Restaurants to raise money for local veterans on Tuesday
The Western Slope Veteran’s Coalition announced that more than 40 restaurants from Aspen to Glenwood Springs and from Eagle to Rifle will be participating in the Dining Out For Veterans fundraiser Tuesday.
Participating restaurants on the Western Slope will dedicate 10 to 20 percent of their proceeds Tuesday to the Western Slope Veteran’s Coalition’s Veterans Emergency Fund. One hundred percent of the money raised during the Dining Out For Vets event will go to emergency requests from veterans in need on the Western Slope in Colorado.
In addition, diners can attend a VIP three-course dinner at L’Hostaria restaurant in downtown Aspen for $125 per person ($75 tax deductible). This VIP dinner will include a short program on the Coaltion, a chance to meet with staff and clients and numerous drawings for area gift certificates.
“It’s a nice, friendly way to support the vets,” said Charlie Hopton, a Korean War Veteran and successful entrepreneur who lives in Aspen and is a major donor to the Emergency Fund. “Everybody has to eat, so this is a great way to support both the vets and local restaurants during the offseason.”
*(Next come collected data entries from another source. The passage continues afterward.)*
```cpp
extern "C" size_t nd_winograd_packed_bytes(int tile, int cin, int cout) {
    const LayerForm fm = wino_form(tile);
    if (fm.fam == LF_NONE || cin <= 0 || cout <= 0) return 0;
    return wino_packed_floats(fm, cin, cout) * sizeof(float);
}
extern "C" int nd_winograd_pack(int tile, int kind, int cin, int cout, const float *w, const float *bias, void *packed,
                                size_t packed_bytes) {
    const size_t need = nd_winograd_packed_bytes(tile, cin, cout);
    if (!need) ND_FAIL(ND_EINVAL, "nd_winograd_pack: bad shape");
    if (!packed || packed_bytes < need) ND_FAIL(ND_ENOMEM, "nd_winograd_pack: %zu B given, %zu B needed", packed_bytes, need);
    const LayerForm fm = wino_form(tile);
    if (fm.fam == LF_WINO3P) return nd_wino_pack(fm.T, kind, cin, cout, w, bias, (float *)packed);
    return nd_w1d_pack(fm.T, kind, cin, cout, w, bias, (float *)packed);
}
extern "C" size_t nd_layer_winograd_workspace_bytes(int tile, int kind, int batch, int cin, int cout, int h, int w) {
    const LayerForm fm = wino_form(tile);
    if (fm.fam == LF_NONE || (kind != ND_CONV3 && kind != ND_CONVT3)) return 0;
    const size_t base = nd_layer_workspace_bytes(kind, batch, cin, cout, h, w, ND_F32);
    if (!base || fm.fam != LF_WINO3P) return base;
    const LayerPlan pl = layer_plan(kind, batch, cin, cout, h, w, nullptr, ND_F32);
    return base + nd_wino_scratch_bytes(fm.T, pl.in, cin, cout);
}
extern "C" int nd_layer_forward_winograd(int tile, int kind, int act, float slope, const void *packed, const float *x, int batch,
                                         int cin, int h, int w, int cout, float *y, void *ws, size_t ws_bytes, int flags,
                                         void *stream) {
    ND_TRY(nd_check_flags(flags));
    const size_t need = nd_layer_winograd_workspace_bytes(tile, kind, batch, cin, cout, h, w);
    if (!need) ND_FAIL(ND_EINVAL, "nd_layer_forward_winograd: bad shape / kind / tile");
    if (!ws || ws_bytes < need) ND_FAIL(ND_ENOMEM, "nd_layer_forward_winograd: workspace %zu B given, %zu B needed", ws_bytes, need);
    return layer_forward(wino_form(tile), kind, act, slope, ND_F32, packed, x, batch, cin, h, w, cout, y, ws, ws_bytes, -1, flags,
                         (hipStream_t)stream);
}

extern "C" int nd_maxpool2_forward(const float *x, int batch, int c, int h, int w, float *y, void *ws, size_t ws_bytes,
                                   void *stream) {
    if (batch <= 0 || c <= 0 || h < 2 || w < 2) ND_FAIL(ND_EINVAL, "nd_maxpool2_forward: bad shape");
    QpBuf in, out;
    in.planes = out.planes = (c + 3) / 4;
    in.B = out.B = batch;
    in.Hb = h; in.Wb = w; in.pad = 0; in.pstride = (long)batch * h * w;
    out.Hb = h / 2; out.Wb = w / 2; out.pad = 0; out.pstride = (long)batch * (h / 2) * (w / 2);
    const size_t ib = ((size_t)in.planes * in.pstride * 16 + 255) & ~(size_t)255;
    const size_t need = ib + (size_t)out.planes * out.pstride * 16;
    if (!ws || ws_bytes < need) ND_FAIL(ND_ENOMEM, "nd_maxpool2_forward: workspace %zu B given, %zu B needed", ws_bytes, need);
    in.base = (float *)ws;
    out.base = (float *)((char *)ws + ib);
    hipStream_t s = (hipStream_t)stream;
    ND_TRY(nd_launch_nchw_to_qp(x, c, in, 0, s));
    ND_TRY(nd_launch_maxpool2(in, 0, in.planes, out, s));
    ND_TRY(nd_launch_qp_to_nchw(out, 0, y, c, s));
    return ND_OK;
}

__global__ void k_fill_random(float *p, size_t n, unsigned seed) {
    size_t i = (size_t)blockIdx.x * blockDim.x + threadIdx.x;
    const size_t stride = (size_t)gridDim.x * blockDim.x;
    for (; i < n; i += stride) {
        unsigned h = (unsigned)i * 2654435761u ^ seed;
        h ^= h >> 15; h *= 2246822519u; h ^= h >> 13;
        p[i] = ((h & 0xFFFF) - 32768.f) * (1.f / 65536.f);
    }
}

__global__ void k_fill_random16(unsigned short *p, size_t n, unsigned seed, int dt) {
    size_t i = (size_t)blockIdx.x * blockDim.x + threadIdx.x;
    const size_t stride = (size_t)gridDim.x * blockDim.x;
    for (; i < n; i += stride) {
        unsigned h = (unsigned)i * 2654435761u ^ seed;
        h ^= h >> 15; h *= 2246822519u; h ^= h >> 13;
        const float f = ((h & 0xFFFF) - 32768.f) * (1.f / 65536.f);
        if (dt == ND_BF16) {
            const __bf16 v = (__bf16)f;
            p[i] = *(const unsigned short *)&v;
        } else {
            const _Float16 v = (_Float16)f;
            p[i] = *(const unsigned short *)&v;
        }
    }
}

namespace {
void fill_random(void *ws, size_t bytes, float *wpk, size_t wfloats, int dt, int kind, int cin, int cout, hipStream_t s) {
    if (dt == ND_F32) {
        hipLaunchKernelGGL(k_fill_random, dim3(2048), dim3(256), 0, s, (float *)ws, bytes / 4, 12345u);
        hipLaunchKernelGGL(k_fill_random, dim3(1024), dim3(256), 0, s, wpk, wfloats, 777u);
        return;
    }
    hipLaunchKernelGGL(k_fill_random16, dim3(2048), dim3(256), 0, s, (unsigned short *)ws, bytes / 2, 12345u, dt);
    hipLaunchKernelGGL(k_fill_random16, dim3(1024), dim3(256), 0, s, (unsigned short *)wpk, wfloats * 2, 777u, dt);
    hipLaunchKernelGGL(k_fill_random, dim3(64), dim3(256), 0, s, wpk + nd_bias_offset(kind, cin, cout, dt), (size_t)nd_mtiles(kind, cout) * 32, 99u);
}

int time_form(const char *what, const LayerForm &fm, const ConvDesc &d, void *scratch, size_t scratch_bytes, int iters,
              hipStream_t s, float *mean_ms) {
    ND_TRY(launch_form(fm, d, scratch, scratch_bytes, s));
    Events<2> ev;
    ND_TRY(ev.create());
    ND_HIP(hipEventRecord(ev.ev[0], s));
    int rc = ND_OK;
    for (int i = 0; i < iters && rc == ND_OK; ++i) rc = launch_form(fm, d, scratch, scratch_bytes, s);
    (void)hipEventRecord(ev.ev[1], s);
    if (hipStreamSynchronize(s) != hipSuccess && rc == ND_OK) {
        nd_set_error("%s: stream failed", what);
        rc = ND_EHIP;
    }
    float ms = 0;
    (void)hipEventElapsedTime(&ms, ev.ev[0], ev.ev[1]);
    if (mean_ms) *mean_ms = ms / (iters > 0 ? iters : 1);
    return rc;
}
}

extern "C" int nd_conv_bench(int kind, int dtype, int batch, int cin, int cout, int h, int w, int variant, int iters, void *ws,
                             size_t ws_bytes, void *stream, float *mean_ms) {
    const size_t need = nd_layer_workspace_bytes(kind, batch, cin, cout, h, w, dtype);
    if (!need) ND_FAIL(ND_EINVAL, "nd_conv_bench: bad shape");
// ... 42 lines not shown
```

nind_denoise_amd/csrc/utnet_frame.hip:

```cpp
#include <string.h>

#include "nd_common.h"

#include "utnet_net.h"

namespace {

constexpr int kSharedSteps = 6, kLevel2End = 9;
constexpr int kStrip = 16, kStrip2 = 6;
constexpr double kBandBytes = 8.0 * (1 << 30);

struct Level {
    int begin, end;
    Buf in, out;
    int strip;
    int out_shift;
    bool three_pass;
    bool by_side;
};
const Level kLevels[2] = {{0, kSharedSteps, X0, P2, kStrip, 2, false, false}, {kSharedSteps, kLevel2End, P2, P3, kStrip2, 3, true, true}};
struct SkipSpec { Buf cat; int level, edge; };
const SkipSpec kSkips[3] = {{CAT4, 0, 2}, {CAT3, 0, 1}, {CAT2, 1, 1}};
inline int skip_step(Buf cat) {
    for (int i = 0; i < kNumSteps; ++i)
// ... 392 lines not shown
int assemble_output(const Frame &c, int l, const Plan &tp, const Plan &cp, int t0, int cnt) {
    const FramePlan &fp = c.fp;
    const Level &lv = kLevels[l];
    const QpBuf &dst = tp.buf[lv.out], &bt = c.full[l].buf[lv.out];
    const int n = c.tile[lv.out], step = fp.S >> lv.out_shift, per_band = fp.R * fp.cols;
    SpliceList jobs = {c.s};
    SpliceMap whole;
    whole.step_y = whole.step_x = step;
    const int strip = l + 1 < c.nlev ? kLevels[l + 1].strip : 0;
    if (strip > 0 && n >= 2 * strip) {
        for (int k = 0; k < 4; ++k) {
            const int r0 = (k >> 1) ? n - strip : 1, c0 = (k & 1) ? n - strip : 1;
            ND_TRY(jobs.add(nd_splice_job(bt, 0, dst, 0, dst.planes, t0, cnt, fp.cols, 0, whole, r0, r0 + strip - 1, c0, c0 + strip - 1, fp.R,
                                          slot_elems(bt, fp.slots))));
        }
    } else {
        ND_TRY(jobs.add(nd_splice_job(bt, 0, dst, 0, dst.planes, t0, cnt, fp.cols, 0, whole, 1, n - 1, 1, n - 1, fp.R, slot_elems(bt, fp.slots))));
    }
    for (int b = t0 / per_band; b <= (t0 + cnt - 1) / per_band; ++b) {
        const int lo = t0 > b * per_band ? t0 : b * per_band, hi = t0 + cnt < (b + 1) * per_band ? t0 + cnt : (b + 1) * per_band;
        const int row0 = b * fp.R, nrows = c.tile_rows(b);
        const QpBuf rl = row_plan(fp, l, c.f, c.dt, nrows, c.ws.rows[l], b & 1).buf[lv.out];
        const QpBuf cl = col_plan(fp, l, c.f, c.dt, nrows, c.cs, c.ws.cols[l], b & 1).buf[lv.out];
        for (int side = 0; side < 2; ++side) {
            const int at = side * (n - 1);
            SpliceMap mr, mc;
            mr.step_x = mc.step_y = step;
            line_image(lv, side, nrows, &mr.img_y, &mr.img_add);
            line_image(lv, side, fp.cols, &mc.img_x, &mc.img_add);
            mr.oy = mc.ox = -at;
            ND_TRY(jobs.add(nd_splice_job(rl, 0, dst, 0, dst.planes, lo, hi - lo, fp.cols, row0, mr, at, at + 1, 1, n - 1, 0, 0, lo - t0)));
            ND_TRY(jobs.add(nd_splice_job(cl, 0, dst, 0, dst.planes, lo, hi - lo, fp.cols, row0, mc, 1, n - 1, at, at + 1, 0, 0, lo - t0)));
        }
    }
    for (int k = 0; k < 4; ++k) {
        const int r = (k >> 1) * (n - 1), col = (k & 1) * (n - 1);
        SpliceMap m;
        m.img_t = lv.by_side ? 1 : 4;
        m.img_add = lv.by_side ? k * cnt : k;
        m.oy = -r;
        m.ox = -col;
        ND_TRY(jobs.add(nd_splice_job(cp.buf[lv.out], 0, dst, 0, dst.planes, t0, cnt, fp.cols, 0, m, r, r + 1, col, col + 1)));
    }
    return jobs.flush();
}

}

extern "C" size_t nd_utnet_frame_workspace_bytes(int funit, int dtype, int flags, int width, int height, int cs, int ucs, int ol,
                                                 int batch) {
    FramePlan fp;
    if (nd_check_flags(flags, true) != ND_OK || frame_plan(funit, dtype, flags, width, height, cs, ucs, ol, batch, &fp) != ND_OK) return 0;
    return fp.bytes;
}

extern "C" int nd_utnet_frame_plan(int funit, int dtype, int flags, int width, int height, int cs, int ucs, int ol, int *out) {
    ND_TRY(nd_check_flags(flags, true));
    if (!out) ND_FAIL(ND_EINVAL, "nd_utnet_frame_plan: null output");
    FramePlan fp;
    ND_TRY(frame_plan(funit, dtype, flags, width, height, cs, ucs, ol, 1, &fp));
    const int v[8] = {fp.D, fp.aligned, fp.R, fp.nbands, fp.S, fp.cols, fp.rows, fp.in_h[0]};
    memcpy(out, v, sizeof(v));
    return ND_OK;
}

extern "C" int nd_utnet_frame_levels(int funit, int dtype, int flags, int width, int height, int cs, int ucs, int ol, int *levels) {
    ND_TRY(nd_check_flags(flags, true));
    if (!levels) ND_FAIL(ND_EINVAL, "nd_utnet_frame_levels: null output");
    FramePlan fp;
    ND_TRY(frame_plan(funit, dtype, flags, width, height, cs, ucs, ol, 1, &fp));
    *levels = fp.levels;
    return ND_OK;
}

extern "C" int nd_utnet_frame_folds(int funit, int dtype, int flags, int width, int height, int cs, int ucs, int ol, int *mask) {
    ND_TRY(nd_check_flags(flags, true));
    if (!mask) ND_FAIL(ND_EINVAL, "nd_utnet_frame_folds: null output");
    FramePlan fp;
    ND_TRY(frame_plan(funit, dtype, flags, width, height, cs, ucs, ol, 1, &fp));
    *mask = fp.folds;
    return ND_OK;
}
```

The Western Slope Veteran’s Coalition, based in both Grand Junction and Carbondale, is building an Emergency Fund to assist Veterans and their families living in the Roaring Fork and Eagle valleys with housing, utilities, food, mental-health counseling, transportation and employment support. Veterans in need of emergency funding can turn to the Emergency Fund for help by filling out a simple application that is quickly evaluated by a committee comprised of veterans and other community volunteers on the Western Slope.
In just its first six weeks of operation, the Coalition’s Emergency Fund has helped six veterans with everything from housing to work equipment, such as steel-toed shoes that help veterans keep their jobs. Each Emergency Fund request is approved by a community committee that looks at other resources accessed, the availability of public or private resources and the willingness of the veteran to work toward self-sufficiency.
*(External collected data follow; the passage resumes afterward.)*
# tgm-team/tgm

Measured on AMD Instinct MI355X. Metric: sampled-edges/sec (TGAT 2-hop k=20 recency sampler, tgbl-wiki synthetic), higher is better.
Workload: dtype int32/int64 indices + f32 feature rows (copied, no arithmetic)

## Files before the change

include/tgm_amd.h:

```cpp
#ifndef TGM_AMD_H
#define TGM_AMD_H

#include <stddef.h>
#include <stdint.h>

#ifdef __cplusplus
extern "C" {
#endif

#define TGMX_ABI_VERSION 7

#define TGMX_OK 0
#define TGMX_E_INVALID (-1)
#define TGMX_E_LAUNCH (-2)
#define TGMX_E_UNSUPPORTED (-3)

#define TGMX_ST_SEED_RANGE 1
#define TGMX_ST_SEED_TIME 2
#define TGMX_ST_EDGE_RANGE 4
#define TGMX_ST_SCRATCH 8
#define TGMX_ST_TS_BOUND 16

typedef void* tgmx_stream_t;
typedef void* tgmx_event_t;
// ... 40 lines not shown
                     int32_t* status, tgmx_stream_t stream,
                     tgmx_event_t ev_start, tgmx_event_t ev_stop);

size_t tgmx_ring_update_scratch_bytes(int64_t n, int32_t directed);
int tgmx_ring_update(tgmx_adj_t* ring, int32_t* write_pos, float* ring_x, int32_t D, int32_t B,
                     int32_t num_nodes, const int32_t* src, const int32_t* dst, const int64_t* ts,
                     const float* edge_x, int64_t n, int64_t eid0, int32_t directed, int32_t key_wrap32,
                     int32_t* scratch, int32_t* status, tgmx_stream_t stream);

#define TGMX_MAX_SEED_GROUPS 8
#define TGMX_MAX_HOPS 8
typedef struct tgmx_recency_step {
  tgmx_adj_t* ring;
  int32_t* write_pos;
  float* ring_x;
  const int64_t* indptr;
  int64_t ev_lo, ev_hi;
  int32_t D, B, num_nodes;
  int32_t n_groups;
  const int32_t* grp_nid[TGMX_MAX_SEED_GROUPS];
  const int64_t* grp_ts[TGMX_MAX_SEED_GROUPS];
  int64_t grp_n[TGMX_MAX_SEED_GROUPS];
  int32_t* seed_nid0;
  int64_t* seed_ts0;
  int64_t S0;
  int32_t n_hops;
  int32_t k[TGMX_MAX_HOPS];
  int32_t* out_nid[TGMX_MAX_HOPS];
  int64_t* out_ts[TGMX_MAX_HOPS];
  float* out_x[TGMX_MAX_HOPS];
  const int32_t* src;
  const int32_t* dst;
  const int64_t* ts;
  const float* edge_x;
  int64_t n, eid0;
  int32_t directed, key_wrap32;
  int32_t* scratch;
  int32_t* status;
  int32_t timed_hop;
  tgmx_event_t ev_start, ev_stop;
  int64_t ts_bound;
  int32_t neg_group, neg_low, neg_high;
  uint64_t neg_seed, neg_call;
  int32_t* neg_out;
  int64_t* neg_time_out;
  int32_t guard_seed_errors;
  int32_t sorted_ts;
  int32_t* out_valid[TGMX_MAX_HOPS];
  int32_t* out_valid_prev[TGMX_MAX_HOPS];
  int64_t neg_index0;
  int64_t* csr_cursor;
  int32_t csr_x_by_pos;
  int32_t* out_eid[TGMX_MAX_HOPS];
} tgmx_recency_step_t;

int tgmx_recency_step(const tgmx_recency_step_t* step, tgmx_stream_t stream);
int tgmx_recency_step_plan(const tgmx_recency_step_t* step);

#define TGMX_SEED_SRC 0
#define TGMX_SEED_DST 1
#define TGMX_SEED_NEG 2
typedef struct tgmx_pipeline {
  const int32_t* src;
  const int32_t* dst;
  const int64_t* ts;
  const float* edge_x;
  int64_t num_edges;
  int32_t rank, world;
  int32_t n_roles;
  int32_t seed_role[TGMX_MAX_SEED_GROUPS];
  int32_t neg_low, neg_high;
  uint64_t neg_seed;
  int32_t update;
  int32_t reserved0;
  tgmx_recency_step_t step;
} tgmx_pipeline_t;

typedef struct tgmx_pipeline_out {
  int32_t* neg;
  int64_t* neg_time;
  int32_t* seed_nid0;
  int64_t* seed_ts0;
  int32_t* out_nid[TGMX_MAX_HOPS];
  int64_t* out_ts[TGMX_MAX_HOPS];
  float* out_x[TGMX_MAX_HOPS];
  int32_t timed_hop;
  tgmx_event_t ev_start, ev_stop;
  int32_t* out_valid[TGMX_MAX_HOPS];
  int32_t* out_valid_prev[TGMX_MAX_HOPS];
  int32_t* out_eid[TGMX_MAX_HOPS];
} tgmx_pipeline_out_t;

typedef struct tgmx_pipeline_post {
  int32_t dedup;
  int32_t dedup_neg, dedup_nbr;
  int32_t num_nodes;
  void* dedup_ws;
  int32_t* uniq_out;
  int32_t edge_hop;
  int64_t edge_cap;
  int64_t* row_off;
  int64_t* edge_index;
  int64_t* edge_t;
  float* edge_x;
  int64_t* dev_sizes;
  int64_t* host_sizes;
  tgmx_event_t sizes_ready;
} tgmx_pipeline_post_t;

typedef void* tgmx_worker_t;
// ... 374 lines not shown
```

tgm_amd/_native.py:

```python
from __future__ import annotations

import ctypes
import os
from ctypes import c_char_p, c_int32, c_int64, c_size_t, c_void_p
from typing import Optional

import torch

from .exceptions import NativeLibraryError

_HERE = os.path.dirname(os.path.abspath(__file__))
LIB_PATH = os.path.join(_HERE, 'csrc', 'libtgm_amd.so')

_P = c_void_p
SIGNATURES = {
    'tgmx_version': (c_int32, []),
    'tgmx_abi_sizeof': (c_size_t, [c_int32]),
    'tgmx_last_error': (c_char_p, []),
    'tgmx_event_create': (c_int32, [ctypes.POINTER(c_void_p)]),
    'tgmx_event_destroy': (c_int32, [_P]),
    'tgmx_event_elapsed_ms': (c_int32, [_P, _P, ctypes.POINTER(ctypes.c_float)]),
    'tgmx_recency_lookup_csr': (
        c_int32,
        [_P, _P, _P, c_int32, _P, _P, c_int64, c_int32, c_int32, c_int64, c_int64, c_int32, c_int32, _P, _P, _P, _P, _P, _P, _P],
# ... 91 lines not shown
class TgatLayerGrads(ctypes.Structure):
    _fields_ = [(n, c_void_p) for n in ('W_Q', 'W_KV', 'W_O', 'b_O', 'ln_g', 'ln_b', 'fc1_w', 'fc1_b', 'fc2_w', 'fc2_b')]


class TgatGrads(ctypes.Structure):
    _fields_ = [('tw', c_void_p), ('tb', c_void_p), ('layers', TgatLayerGrads * TGAT_MAX_LAYERS)]


PACK_MAX_JOBS = 32


class PackJob(ctypes.Structure):
    _fields_ = [('src', c_void_p), ('dst', c_void_p), ('src_ld', c_int64), ('dst_ld', c_int64), ('rows', c_int32), ('cols', c_int32),
                ('dst_rows', c_int32), ('dst_cols', c_int32), ('transpose', c_int32), ('reserved_', c_int32)]


class TgatLayerLayout(ctypes.Structure):
    _fields_ = [(n, c_int64) for n in ('R', 'rres', 'oattn', 'y', 'Q', 'qf', 'zbar', 'cat', 'h1', 'probs', 'out')] + [
        (n, c_int32) for n in ('Op', 'dhp', 'Cp', 'Kc', 'Ep')
    ]


class TgatLayout(ctypes.Structure):
    _fields_ = [('total_bytes', c_int64), ('z0', c_int64), ('level_rows', c_int64 * (TGAT_MAX_LAYERS + 1)),
                ('level_off', c_int64 * (TGAT_MAX_LAYERS + 2)), ('layers', TgatLayerLayout * TGAT_MAX_LAYERS),
                ('compact', c_int64 * (TGAT_MAX_LAYERS + 1))]


MAX_SEED_GROUPS = 8
MAX_HOPS = 8


class RecencyStep(ctypes.Structure):

    _fields_ = [
        ('ring', c_void_p), ('write_pos', c_void_p), ('ring_x', c_void_p),
        ('indptr', c_void_p), ('ev_lo', c_int64), ('ev_hi', c_int64),
        ('D', c_int32), ('B', c_int32), ('num_nodes', c_int32),
        ('n_groups', c_int32),
        ('grp_nid', c_void_p * MAX_SEED_GROUPS), ('grp_ts', c_void_p * MAX_SEED_GROUPS), ('grp_n', c_int64 * MAX_SEED_GROUPS),
        ('seed_nid0', c_void_p), ('seed_ts0', c_void_p), ('S0', c_int64),
        ('n_hops', c_int32), ('k', c_int32 * MAX_HOPS),
        ('out_nid', c_void_p * MAX_HOPS), ('out_ts', c_void_p * MAX_HOPS), ('out_x', c_void_p * MAX_HOPS),
        ('src', c_void_p), ('dst', c_void_p), ('ts', c_void_p), ('edge_x', c_void_p),
        ('n', c_int64), ('eid0', c_int64), ('directed', c_int32), ('key_wrap32', c_int32),
        ('scratch', c_void_p), ('status', c_void_p),
        ('timed_hop', c_int32), ('ev_start', c_void_p), ('ev_stop', c_void_p),
        ('ts_bound', c_int64),
        ('neg_group', c_int32), ('neg_low', c_int32), ('neg_high', c_int32),
        ('neg_seed', ctypes.c_uint64), ('neg_call', ctypes.c_uint64), ('neg_out', c_void_p), ('neg_time_out', c_void_p),
        ('guard_seed_errors', c_int32), ('sorted_ts', c_int32),
        ('out_valid', c_void_p * MAX_HOPS), ('out_valid_prev', c_void_p * MAX_HOPS),
        ('neg_index0', c_int64), ('csr_cursor', c_void_p), ('csr_x_by_pos', c_int32), ('out_eid', c_void_p * MAX_HOPS),
    ]


class PipelinePost(ctypes.Structure):

    _fields_ = [
        ('dedup', c_int32), ('dedup_neg', c_int32), ('dedup_nbr', c_int32), ('num_nodes', c_int32), ('dedup_ws', c_void_p), ('uniq_out', c_void_p),
        ('edge_hop', c_int32), ('edge_cap', c_int64), ('row_off', c_void_p), ('edge_index', c_void_p), ('edge_t', c_void_p), ('edge_x', c_void_p),
        ('dev_sizes', c_void_p), ('host_sizes', c_void_p), ('sizes_ready', c_void_p),
    ]


class TgnMemoryFwd(ctypes.Structure):

    _fields_ = [
        ('nodes', c_void_p), ('R', c_int64), ('memory', c_void_p), ('last_update', c_void_p), ('M', c_int32), ('num_nodes', c_int32),
        ('st_lo_s', c_void_p), ('st_cnt_s', c_void_p), ('st_lo_d', c_void_p), ('st_cnt_d', c_void_p),
        ('log_other', c_void_p), ('log_t', c_void_p), ('log_raw', c_void_p), ('D', c_int32),
        ('tw', c_void_p), ('tb', c_void_p), ('T', c_int32), ('mean', c_int32),
        ('W_ih', c_void_p), ('b_ih', c_void_p), ('W_hh', c_void_p), ('b_hh', c_void_p),
        ('ws_aggr', c_void_p), ('ws_h', c_void_p), ('ws_gi', c_void_p), ('ws_gh', c_void_p),
        ('out_mem', c_void_p), ('out_lu', c_void_p), ('assoc', c_void_p), ('stamp', c_int64),
    ]
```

“I’m thrilled and scared to death of the success of the Emergency Fund,” said Annie Davies, Rocky Mountain Human Services director of communications and development. “I want every veteran in need to access this fund and, at the same time, we have expended approximately 40 percent of our funds in six weeks. The Dining Out for Vets event is crucial to raise awareness of the need and to ask the community to support its veterans so that we can continue to provide basic necessities for veterans in the area. This event is a great first step, and we couldn’t be more thankful to the individuals, businesses and restaurants on the Western Slope for their contributions.”